(Beginning of Data extract)

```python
_SNAKE = os.environ.get("MORL_TC_SNAKE", "1") == "1"
_CHAIN = os.environ.get("MORL_GEMM_CHAIN", "1") == "1"
_CHAIN_BWD = os.environ.get("MORL_GEMM_CHAIN_BWD", "1") == "1"
_NARROW_HEAD = os.environ.get("MORL_NARROW_HEAD", "1") == "1"
_DEFAULT_FMT = ops.FMT_BF16X3 if os.environ.get("MORL_TC_FMT", "f16x2") == "bf16x3" else ops.FMT_F16X2

MAX_HIDDEN = 512
MAX_TRAIN_W = 256
ACT_SCALE = 2.0
W_TARGET_EXP = 14
G_TARGET_EXP = 2


def _pad(n: int, m: int) -> int:
# ... 137 lines not shown
                                   reverse_tiles=_SNAKE and bool(k & 1), a_scale=self.s_act, b_scale=self.s_w[k - 1], c_scale=self.s_act,
                                   split_acc=self.split_acc, relu_bits_out=hb[k])
        return a

    def chain_supported(self) -> bool:
        hid = [l.out_features for l in self.lin[:-1]]
        return (_CHAIN and not self.split_acc and len(hid) >= 2 and all(h == 256 for h in hid)
                and ops.gemm_chain_supported(self.fmt, self.B * self.W, 256))

    def layer1(self, feats: th.Tensor, wset: th.Tensor) -> th.Tensor:
        first = self.lin[0]
        u, v = ops.pair_layer1_uv(feats, wset, first.weight.detach(), first.bias.detach())
        hb = self.hbits if self.trainable else [None] * len(self.h)
        return ops.pairs_relu_split(u, v, out=self.h[0], scale=self.s_act, relu_bits_out=hb[0])

    def chain_spec(self):
        n = len(self.lin)
        hb = self.hbits if self.trainable else [None] * len(self.h)
        return (list(self.h), [self.wp[k - 1] for k in range(1, n - 1)], [self.lin[k].bias for k in range(1, n - 1)],
                [self.s_w[k - 1] for k in range(1, n - 1)], [hb[k] for k in range(1, n - 1)])

    @staticmethod
    def make_chain(plans):
        specs = [p.chain_spec() for p in plans]
        return ops.GemmChain([sp[0] for sp in specs], [sp[1] for sp in specs], [sp[2] for sp in specs], [sp[3] for sp in specs],
                             [sp[4] for sp in specs], act_scale=plans[0].s_act)

    def head_operands(self):
        last = self.lin[-1]
        wp = self.wp[len(self.lin) - 2]
# ... 208 lines not shown
```

Before: 693.7.

## Fuse pair-expansion layer into a shared-memory-resident GEMM chain kernel

Adds a persistent chain kernel that builds the first hidden activation (relu(u[b]+v[j])) directly in shared memory from the per-observation and per-weight partial products, then runs all hidden 256-wide layers with the activation kept resident in shared memory. Only the last layer's output is written to global memory. This removes the separate pairs_relu_split pass and the global write and reload of intermediate activation planes. It is used on the no-grad target path when the format is f16x2. In exchange it adds a large new kernel with a 3-stage weight ring and extra shared-memory pressure.

```diff
diff --git a/include/morl_b200.h b/include/morl_b200.h
--- a/include/morl_b200.h
+++ b/include/morl_b200.h
@@ -148,6 +148,10 @@
 MORL_API int morl_gemm_chain_f32(int fmt, int n_chains, int n_layers, const void* const* act_planes, long long act_plane_stride, const float* act_scale,
                                  const void* const* w_planes, long long w_plane_stride, const float* const* w_scales, const float* const* biases,
                                  int relu, const void* const* relu_bits_in, void* const* relu_bits_out, int M, int K, int k_first, void* stream);
+MORL_API int morl_gemm_chain_pairs_f32(int n_chains, int n_layers, const float* const* u, const float* const* v, int B, int W, const void* const* acts,
+                                       long long act_plane_stride, const float* act_scale, const void* const* w_planes, long long w_plane_stride,
+                                       const float* const* w_scales, const float* const* biases, void* const* relu_bits_out, unsigned int store_mask,
+                                       void* stream);
 MORL_API int morl_debug_gemm_stats(unsigned long long* out8, int reset);
 MORL_API int morl_ensemble_sample_f32(const float* out, const float* max_logvar, const float* min_logvar, const int32_t* model_idx, const float* noise,
                                       const float* obs, int rew_dim, int E, int N, int O, float* sample_out, float* var_out, float* uncertainty_out,
diff --git a/morl_baselines_b200/_lib.py b/morl_baselines_b200/_lib.py
--- a/morl_baselines_b200/_lib.py
+++ b/morl_baselines_b200/_lib.py
@@ -58,6 +58,7 @@
     "morl_philox_advance": (_i, [_vp, C.c_uint, _vp]),
     "morl_gemm_chain_supported": (_i, [_i, _i, _i]),
     "morl_gemm_chain_f32": (_i, [_i, _i, _i, _vp, C.c_longlong, _vp, _vp, C.c_longlong, _vp, _vp, _i, _vp, _vp, _i, _i, _i, _vp]),
+    "morl_gemm_chain_pairs_f32": (_i, [_i, _i, _vp, _vp, _i, _i, _vp, C.c_longlong, _vp, _vp, C.c_longlong, _vp, _vp, _vp, C.c_uint, _vp]),
     "morl_debug_gemm_stats": (_i, [_vp, _i]),
     "morl_ensemble_sample_f32": (_i, [_vp, _vp, _vp, _vp, _vp, _vp, _i, _i, _i, _i, _vp, _vp, _vp, _vp]),
     "morl_qhead_envelope_supported": (_i, [_i, _i, _i, _i, _i, _i]),
diff --git a/morl_baselines_b200/csrc/gemm_planes.cu b/morl_baselines_b200/csrc/gemm_planes.cu
--- a/morl_baselines_b200/csrc/gemm_planes.cu
+++ b/morl_baselines_b200/csrc/gemm_planes.cu
@@ -201,49 +201,55 @@
     int ldp;
 };
 
+template <bool PRE>
+__device__ __forceinline__ void epilogue_values(const float (&a)[16], int col0, int rbase, int lane, const EpiArgs& e, float (&x)[2][8]) {
+    const int l4 = lane & 3, lr = lane >> 2;
+    const int wi = relu_bits_word(col0);
+#pragma unroll
+    for (int h = 0; h < 2; ++h)
+#pragma unroll
+        for (int q = 0; q < 4; ++q)
+#pragma unroll
+            for (int c = 0; c < 2; ++c) {
+                float f;
+                if constexpr (PRE) f = a[4 * q + 2 * h + c];
+                else f = __fmaf_rn(a[4 * q + 2 * h + c], e.k_acc, e.bias_s[col0 + 8 * q + 2 * l4 + c]);
+                if (e.relu) f = (f < 0.f) ? 0.f : f;
+                x[h][2 * q + c] = f;
+            }
+    if (e.bits_in) {
+#pragma unroll
+        for (int h = 0; h < 2; ++h) {
+            const int row = rbase + lr + 8 * h;
+            const uint32_t keep = row < e.M ? __ldg(e.bits_in + (size_t)row * e.bits_ld + wi) : 0u;
+#pragma unroll
+            for (int j = 0; j < 8; ++j)
+                if (!((keep >> (8 * (j >> 1) + 2 * l4 + (j & 1))) & 1u)) x[h][j] = 0.f;
+        }
+    }
+    if (e.bits_out) {
+#pragma unroll
+        for (int h = 0; h < 2; ++h) {
+            const int row = rbase + lr + 8 * h;
+            uint32_t positive = 0;
+#pragma unroll
+            for (int j = 0; j < 8; ++j)
+                if (x[h][j] > 0.f) positive |= 1u << (8 * (j >> 1) + 2 * l4 + (j & 1));
+            positive |= __shfl_xor_sync(0xffffffffu, positive, 1);
+            positive |= __shfl_xor_sync(0xffffffffu, positive, 2);
+            if (l4 == 0 && row < e.M) e.bits_out[(size_t)row * e.bits_ld + wi] = positive;
+        }
+    }
+}
+
 template <int FMT, bool PRE = false>
 __device__ __forceinline__ void epilogue_chunk(const float (&a)[16], int col0, int rbase, int lane, const EpiArgs& e, const CUtensorMap* tmC,
                                                uint8_t* my_stage, uint32_t& n_stored, float& amax) {
     using F = PlaneFmt<FMT>;
     constexpr int P = F::P;
     const int l4 = lane & 3, lr = lane >> 2;
-    const int wi = relu_bits_word(col0);
     float x[2][8];
-#pragma unroll
-    for (int h = 0; h < 2; ++h)
-#pragma unroll
-        for (int q = 0; q < 4; ++q)
-#pragma unroll
-            for (int c = 0; c < 2; ++c) {
-                float f;
-                if constexpr (PRE) f = a[4 * q + 2 * h + c];
-                else f = __fmaf_rn(a[4 * q + 2 * h + c], e.k_acc, e.bias_s[col0 + 8 * q + 2 * l4 + c]);
-                if (e.relu) f = (f < 0.f) ? 0.f : f;
-                x[h][2 * q + c] = f;
-            }
-    if (e.bits_in) {
-#pragma unroll
-        for (int h = 0; h < 2; ++h) {
-            const int row = rbase + lr + 8 * h;
-            const uint32_t keep = row < e.M ? __ldg(e.bits_in + (size_t)row * e.bits_ld + wi) : 0u;
-#pragma unroll
-            for (int j = 0; j < 8; ++j)
-                if (!((keep >> (8 * (j >> 1) + 2 * l4 + (j & 1))) & 1u)) x[h][j] = 0.f;
-        }
-    }
-    if (e.bits_out) {
-#pragma unroll
-        for (int h = 0; h < 2; ++h) {
-            const int row = rbase + lr + 8 * h;
-            uint32_t positive = 0;
-#pragma unroll
-            for (int j = 0; j < 8; ++j)
-                if (x[h][j] > 0.f) positive |= 1u << (8 * (j >> 1) + 2 * l4 + (j & 1));
-            positive |= __shfl_xor_sync(0xffffffffu, positive, 1);
-            positive |= __shfl_xor_sync(0xffffffffu, positive, 2);
-            if (l4 == 0 && row < e.M) e.bits_out[(size_t)row * e.bits_ld + wi] = positive;
-        }
-    }
+    epilogue_values<PRE>(a, col0, rbase, lane, e, x);
     if (e.mask) {
 #pragma unroll
         for (int h = 0; h < 2; ++h) {
@@ -628,6 +634,298 @@
                     }
                 }
         if (FMT == MORL_FMT_F16X2) note_overflow(amax);
+    }
+}
+
+struct ResPlan {
+    static constexpr int P = 2, BK = 32, kStages = 3;
+    static constexpr uint32_t kRowB = BK * 2;
+    static constexpr uint32_t kKBlock = P * kGemmBM * kRowB;
+    static constexpr uint32_t kPlaneKB = kGemmBM * kRowB;
+    static constexpr uint32_t kAct = 8 * kKBlock;
+    static constexpr uint32_t kBStage = P * 256 * kRowB;
+    static constexpr uint32_t kOffB = kAct;
+    static constexpr uint32_t kOffBias = kOffB + kStages * kBStage;
+    static constexpr uint32_t kOffBar = kOffBias + 1024;
+    static constexpr uint32_t kBytes = kOffBar + 256 + 1024;
+    static_assert(kBytes <= 232448, "dynamic shared memory of one CTA on sm_90 (227 KB)");
+};
+
+struct alignas(64) ResChainMaps {
+    CUtensorMap A[2];
+    CUtensorMap B[kChainMaxJobs];
+    CUtensorMap C[kChainMaxJobs];
+};
+
+struct ResChainArgs {
+    int M, K, k_first, n_chains, n_layers;
+    const float* bias[kChainMaxJobs];
+    const float* b_scale[kChainMaxJobs];
+    uint32_t* bits_out[kChainMaxJobs];
+    const uint32_t* bits_in[kChainMaxJobs];
+    const float* a_scale;
+    int relu;
+    uint32_t store;
+    const float* u[2];
+    const float* v[2];
+    int W;
+    unsigned long long* stats;
+};
+
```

(End of Data extract)

• [What you are asked to do] Copy every line that includes the string "void" from the material above.

• [Task response]
 MORL_API int morl_gemm_chain_f32(int fmt, int n_chains, int n_layers, const void* const* act_planes, long long act_plane_stride, const float* act_scale,
                                  const void* const* w_planes, long long w_plane_stride, const float* const* w_scales, const float* const* biases,
                                  int relu, const void* const* relu_bits_in, void* const* relu_bits_out, int M, int K, int k_first, void* stream);
+MORL_API int morl_gemm_chain_pairs_f32(int n_chains, int n_layers, const float* const* u, const float* const* v, int B, int W, const void* const* acts,
+                                       long long act_plane_stride, const float* act_scale, const void* const* w_planes, long long w_plane_stride,
+                                       const float* const* w_scales, const float* const* biases, void* const* relu_bits_out, unsigned int store_mask,
+                                       void* stream);
+__device__ __forceinline__ void epilogue_values(const float (&a)[16], int col0, int rbase, int lane, const EpiArgs& e, float (&x)[2][8]) {
 __device__ __forceinline__ void epilogue_chunk(const float (&a)[16], int col0, int rbase, int lane, const EpiArgs& e, const CUtensorMap* tmC,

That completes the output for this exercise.